Note You need to log in before you can comment on or make changes to this bug.
Description NISZ LibreOffice Team 2018-11-23 09:53:56 UTC
Description:
Manual Column Break in DOCX documents created with Microsoft Word 2010 is lost when the document is exported in LibreOffice Writer.

Steps to Reproduce:
    1. Create a new document in Microsoft Word.
    2. On the Page Layout tab, in the Page Setup group, click Columns.
    3. Select Two.
    4. Type “=lorem(2)” and press Enter.
    5. On the Page Layout tab, in the Page Setup group, click Breaks.
    6. Choose Column.
    7. Type “=lorem(2)” and press Enter.
    8. On Insert tab, in the Illustrations group, click Shapes.
    9. Select a shape.
    10. Click in the text and create a shape with mouse pulling.
    11. Save the file as DOCX.
    12. Open the same file in LibreOffice Writer.
    13. Select File and Save As.
    14. Name the file.
    15. Reload the file.
    16. Compare the original file opened in Word and the exported file opened in Writer.

Actual Results:
Manual Column Break is lost.

Expected Results:
Column Breaks should have the same number as the original file opened in Microsoft Word 2010.


Reproducible: Always


User Profile Reset: No



Additional Info:
Comment 1 NISZ LibreOffice Team 2018-11-23 09:54:21 UTC
Created attachment 146944 [details]
Screenshot of the original and exported document side by side in Word and Writer.
Comment 2 NISZ LibreOffice Team 2018-11-23 09:54:42 UTC
Created attachment 146945 [details]
Example file from Word
Comment 3 NISZ LibreOffice Team 2018-11-23 09:55:02 UTC
Created attachment 146946 [details]
The original file saved by Writer
Comment 4 raal 2018-11-24 15:00:41 UTC
Confirm with Version: 6.2.0.0.beta1+
Build ID: 268364e35100b559f42d8c02b930c5cca1c84be7
CPU threads: 4; OS: Linux 4.15; UI render: default; VCL: gtk3;
Comment 5 raal 2018-11-24 16:07:26 UTC
This seems to have begun at the below commit.
Adding Cc: to  Miklos Vajna ; Could you possibly take a look at this one?
Thanks

commit aeea51a8818a5deb7b95ba0b758463ba1703e9c4
Author: Matthew Francis <mjay.francis@gmail.com>
Date:   Sat Mar 14 22:48:09 2015 +0800

    source-hash-c4a5f8c1afd42acb52d0ae9b4d6f42f3e87364d5
    
    commit c4a5f8c1afd42acb52d0ae9b4d6f42f3e87364d5
    Author:     Miklos Vajna <vmiklos@collabora.co.uk>
    AuthorDate: Tue Jul 8 14:41:10 2014 +0200
    Commit:     Miklos Vajna <vmiklos@collabora.co.uk>
    CommitDate: Tue Jul 8 15:35:47 2014 +0200
    
        MSWordExportBase: fix export of header/footer in case of multiple columns
    
        Regression from 263938c4a8789d881f8e736d317b6bcc09c3bce5 (fdo#73596
        [DOCX] Multiple Columns in Index, 2014-02-13), header / footer was lost
        in multi-column section.
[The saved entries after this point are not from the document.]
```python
def vit_state_dict_shapes(cfg) -> Dict[str, Tuple[int, ...]]:
    res, patch, width, layers, heads, out = cfg
# ... 131 lines not shown
        call("pmi_transpose_16", src.data_ptr() + off * src.element_size(), ptr(out), rows, cols, ld, s_o, s_i, inner, batch)
        return out

    @torch.no_grad()
    def forward(self, images: torch.Tensor, save: bool = False, features: bool = False):
        if not images.is_cuda:
            raise RuntimeError("VitEngine runs on a HIP device only (no CPU fallback)")
        res, patch, width, layers, heads, out = self.cfg
        dt, dev = self.dt, self.device
        tdt = _hip.TORCH_DTYPE[dt]
        n = images.shape[0]
        g = res // patch
        t = g * g + 1
        m = n * t
        tp = (t + 7) // 8 * 8
        d = width // heads
        resized = _resize(images, (res, res))
        col = torch.empty((n * g * g, self.kp), dtype=tdt, device=dev)
        call("pmi_patchify", ptr(resized), ptr(self.mean), ptr(self.std), ptr(col), n, res, patch, self.kp, 0, dt)
        pe = ops.igemm(col, self.conv1.fwd, out_f32=True)
        x0 = torch.empty((n, t, width), dtype=torch.float32, device=dev)
        call("pmi_vit_assemble", ptr(pe), ptr(self.cls), ptr(self.pos), ptr(x0), n, t, width, 0)
        _, x, mr_pre = self._ln(x0, width, self.ln_pre, m, width, want16=False, want32=True)
        sv = dict(in_hw=tuple(images.shape[2:]), n=n, x0=x0, mr_pre=mr_pre, layers=[]) if save else None
        scale = float(d) ** -0.5
        fuse = width % 256 == 0 and width <= 2048
        nxt = None
        for bi, blk in enumerate(self.blocks):
            if nxt is None:
                h, _, mr1 = self._ln(x, width, blk["ln1"], m, width)
            else:
                h, mr1 = nxt
                nxt = None
            qkv = ops.igemm(h, blk["qkv"].fwd)
            a = torch.empty((m, width), dtype=tdt, device=dev)
            fused = d == 64
            if fused:
                tp32 = (t + 31) // 32 * 32
                aws = torch.empty((6, n * heads, tp32, 64), dtype=tdt, device=dev)
                lse = torch.empty((n * heads, tp32), dtype=torch.float32, device=dev)
                call("pmi_vit_attn_fwd", ptr(qkv), ptr(aws), ptr(lse), ptr(a), n, t, heads, scale, dt)
                p = None
            else:
                s = torch.empty((n * heads, t, tp), dtype=torch.float32, device=dev)
                ops.bgemm(qkv, qkv, s, M=t, N=t, K=d, lda=3 * width, ldb=3 * width, ldd=tp, batch=n * heads, batch_inner=heads,
                          sA=(t * 3 * width, d), sB=(t * 3 * width, d), sD=(heads * t * tp, t * tp), dt=dt, b_off=width)
                p = torch.empty((n * heads, t, tp), dtype=tdt, device=dev)
                call("pmi_softmax_fwd", ptr(s), ptr(p), n * heads * t, t, tp, tp, scale, dt)
                vt = self._transpose(qkv, 2 * width, t, d, 3 * width, t * 3 * width, d, heads, n * heads)
                ops.bgemm(p, vt, a, M=t, N=d, K=tp, lda=tp, ldb=tp, ldd=width, batch=n * heads, batch_inner=heads,
                          sA=(heads * t * tp, t * tp), sB=(heads * d * tp, d * tp), sD=(t * width, d), dt=dt)
                aws = lse = None
            x_mid = ops.igemm(a, blk["out"].fwd, residual=x, out_f32=True)
            h2, _, mr2 = self._ln(x_mid, width, blk["ln2"], m, width)
            if ops.fused_mlp_epilogues(blk["fc"].fwd, m):
                hpre = torch.empty((m, blk["fc"].fwd.n_p), dtype=tdt, device=dev) if save else None
                hact = ops.igemm(h2, blk["fc"].fwd, act=self.act, pre_out=hpre)
            else:
                hpre = ops.igemm(h2, blk["fc"].fwd)
                hact = torch.empty_like(hpre)
                call("pmi_act_fwd", ptr(hpre), ptr(hact), hpre.numel(), self.act, dt)
            last = bi + 1 == len(self.blocks)
            x_out = ops.igemm(hact, blk["pr"].fwd, residual=x_mid, out_f32=True, defer_reduce=fuse and not last)
            if isinstance(x_out, tuple):
                x_out, hn, mrn = self._ln_slabs(x_out, blk["pr"].fwd.b, x_mid, self.blocks[bi + 1]["ln1"], m, width)
                nxt = (hn, mrn)
            if save:
                sv["layers"].append(dict(x_in=x, mr1=mr1, qkv=qkv if not fused else None, p=p, aws=aws, lse=lse, a=a if fused else None,
                                         x_mid=x_mid, mr2=mr2, hpre=hpre))
            x = x_out
        y16, y32, mr_post = self._ln(x, t * width, self.ln_post, n, width, want32=features)
        emb = ops.igemm(y16, self.proj.fwd, out_f32=True)
        if save:
            sv.update(x_final=x, mr_post=mr_post)
            self.saved = sv
        emb = emb[:, :out] if emb.shape[1] != out else emb
        return (emb, x.view(n, t, width), y32) if features else emb

    @torch.no_grad()
    def backward(self, d_emb: torch.Tensor) -> torch.Tensor:
        sv = self.saved
        if sv is None:
            raise RuntimeError("call forward(images, save=True) before backward()")
        res, patch, width, layers, heads, out = self.cfg
        dt, dev = self.dt, self.device
        tdt = _hip.TORCH_DTYPE[dt]
        n = sv["n"]
        g = res // patch
        t = g * g + 1
        m = n * t
        tp = (t + 7) // 8 * 8
        d = width // heads
        scale = float(d) ** -0.5
        d16 = torch.empty((n, out), dtype=tdt, device=dev)
        d_emb = d_emb.contiguous()
        call("pmi_cast_f32_to_16", ptr(d_emb), ptr(d16), n * out, ACT_NONE, dt)
        dy_post = ops.igemm(d16, self.proj.bwd, out_f32=True)
        g32 = torch.zeros((m, width), dtype=torch.float32, device=dev)
        g16 = torch.zeros((m, width), dtype=tdt, device=dev)
        self._ln_bwd(dy_post, dy_post.shape[1], sv["x_final"], self.ln_post, sv["mr_post"], None, n, width, row_stride=t, g32=g32, g16=g16)
        for blk, L in zip(reversed(self.blocks), reversed(sv["layers"])):
            if ops.fused_mlp_epilogues(blk["pr"].bwd, m):
                dh = ops.igemm(g16, blk["pr"].bwd, act_grad_of=L["hpre"], act_grad=self.act)
            else:
                dh = ops.igemm(g16, blk["pr"].bwd)
                call("pmi_act_bwd", ptr(dh), ptr(L["hpre"]), ptr(dh), dh.numel(), self.act, dt)
            fuse = width % 256 == 0 and width <= 2048
            dln2 = ops.igemm(dh, blk["fc"].bwd, out_f32=True, defer_reduce=fuse)
            gm32, gm16 = self._ln_bwd_any(dln2, L["x_mid"], blk["ln2"], L["mr2"], g32, m, width)
            da = ops.igemm(gm16, blk["out"].bwd)
            w3 = 3 * width
            dqkv = torch.empty((m, w3), dtype=tdt, device=dev)
            if L["aws"] is not None:
                tp32 = (t + 31) // 32 * 32
                bws = torch.empty((2, n * heads, tp32, 64), dtype=tdt, device=dev)
                delta = torch.empty((n * heads, tp32), dtype=torch.float32, device=dev)
                call("pmi_vit_attn_bwd", ptr(L["aws"]), ptr(L["lse"]), ptr(L["a"]), ptr(da), ptr(bws), ptr(delta), ptr(dqkv),
                     n, t, heads, scale, dt)
            else:
                qkv, p = L["qkv"], L["p"]
                dp = torch.empty((n * heads, t, tp), dtype=torch.float32, device=dev)
                ops.bgemm(da, qkv, dp, M=t, N=t, K=d, lda=width, ldb=w3, ldd=tp, batch=n * heads, batch_inner=heads,
                          sA=(t * width, d), sB=(t * w3, d), sD=(heads * t * tp, t * tp), dt=dt, b_off=2 * width)
                ds = torch.empty((n * heads, t, tp), dtype=tdt, device=dev)
                call("pmi_softmax_bwd", ptr(dp), ptr(p), ptr(ds), n * heads * t, t, tp, tp, scale, dt)
                pt = self._transpose(p, 0, t, t, tp, heads * t * tp, t * tp, heads, n * heads)
                dot = self._transpose(da, 0, t, d, width, t * width, d, heads, n * heads)
                ops.bgemm(pt, dot, dqkv, M=t, N=d, K=tp, lda=tp, ldb=tp, ldd=w3, batch=n * heads, batch_inner=heads,
                          sA=(heads * t * tp, t * tp), sB=(heads * d * tp, d * tp), sD=(t * w3, d), dt=dt, d_off=2 * width)
                kt = self._transpose(qkv, width, t, d, w3, t * w3, d, heads, n * heads)
                ops.bgemm(ds, kt, dqkv, M=t, N=d, K=tp, lda=tp, ldb=tp, ldd=w3, batch=n * heads, batch_inner=heads,
                          sA=(heads * t * tp, t * tp), sB=(heads * d * tp, d * tp), sD=(t * w3, d), dt=dt)
                dst = self._transpose(ds, 0, t, t, tp, heads * t * tp, t * tp, heads, n * heads)
                qt = self._transpose(qkv, 0, t, d, w3, t * w3, d, heads, n * heads)
                ops.bgemm(dst, qt, dqkv, M=t, N=d, K=tp, lda=tp, ldb=tp, ldd=w3, batch=n * heads, batch_inner=heads,
                          sA=(heads * t * tp, t * tp), sB=(heads * d * tp, d * tp), sD=(t * w3, d), dt=dt, d_off=width)
            dln1 = ops.igemm(dqkv, blk["qkv"].bwd, out_f32=True, defer_reduce=fuse)
            g32, g16 = self._ln_bwd_any(dln1, L["x_in"], blk["ln1"], L["mr1"], gm32, m, width)
        _, g0 = self._ln_bwd(g32, width, sv["x0"], self.ln_pre, sv["mr_pre"], None, m, width, want32=False)
        dcol = torch.empty((n * (t - 1), self.kp), dtype=torch.float32, device=dev)
        ops.bgemm(g0, self.conv1.bwd.w, dcol, M=t - 1, N=self.kp, K=width, lda=width, ldb=width, ldd=self.kp, batch=n, batch_inner=1,
                  sA=(t * width, 0), sB=(0, 0), sD=((t - 1) * self.kp, 0), dt=dt, a_off=width)
        dres = torch.empty((n, 3, res, res), dtype=torch.float32, device=dev)
        call("pmi_unpatchify", ptr(dcol), ptr(self.std), ptr(dres), n, res, patch, self.kp, 1.0 / self.gscale)
        self.saved = None
        return _resize_backward(dres, sv["in_hw"])
```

This fixes both DOC and DOCX export.
Comment 6 Justin L 2018-12-21 12:55:55 UTC
Created attachment 147740 [details]
columns2.docx: more paragraphs added so balanced and column break don't match

(In reply to raal from comment #5)
I get the same 4.4 bibisect result as you, but that specific commit just exposes several other things that happened in that time period from Feb till Jul. Although Word2003 still sees the manual break, the key problem to look for in bibisect4.4max is the loss of the column break, which actually happened from export commit 80fd9fb7209cfd5c0622ee99d59e42e6db32f021
    Author:     Umesh Kadam  @synerzip.com
    CommitDate: Thu May 22 02:31:53 2014 -0500
        fdo#78333 : SdtContent and a Shape overlapping causes corruption


The following commit should be ENTIRELY unrelated - even though reverting it visually "fixes" the original columns.docx.
commit d185204737031955c56a24356ed003d342548434
Author: Miklos Vajna <vmiklos@collabora.co.uk>
Date:   Thu Jul 17 14:59:19 2014 +0200
    DOCX import: set DontBalanceTextColumns=true for the last section ...
    ... if it has multiple columns.
    
    See wwSectionManager::InsertSegments() for the related binary import
    code which already did this.

There are two problems here. One is that the column break is being absorbed into the shape on import. Removing the shape also "fixes" the problem.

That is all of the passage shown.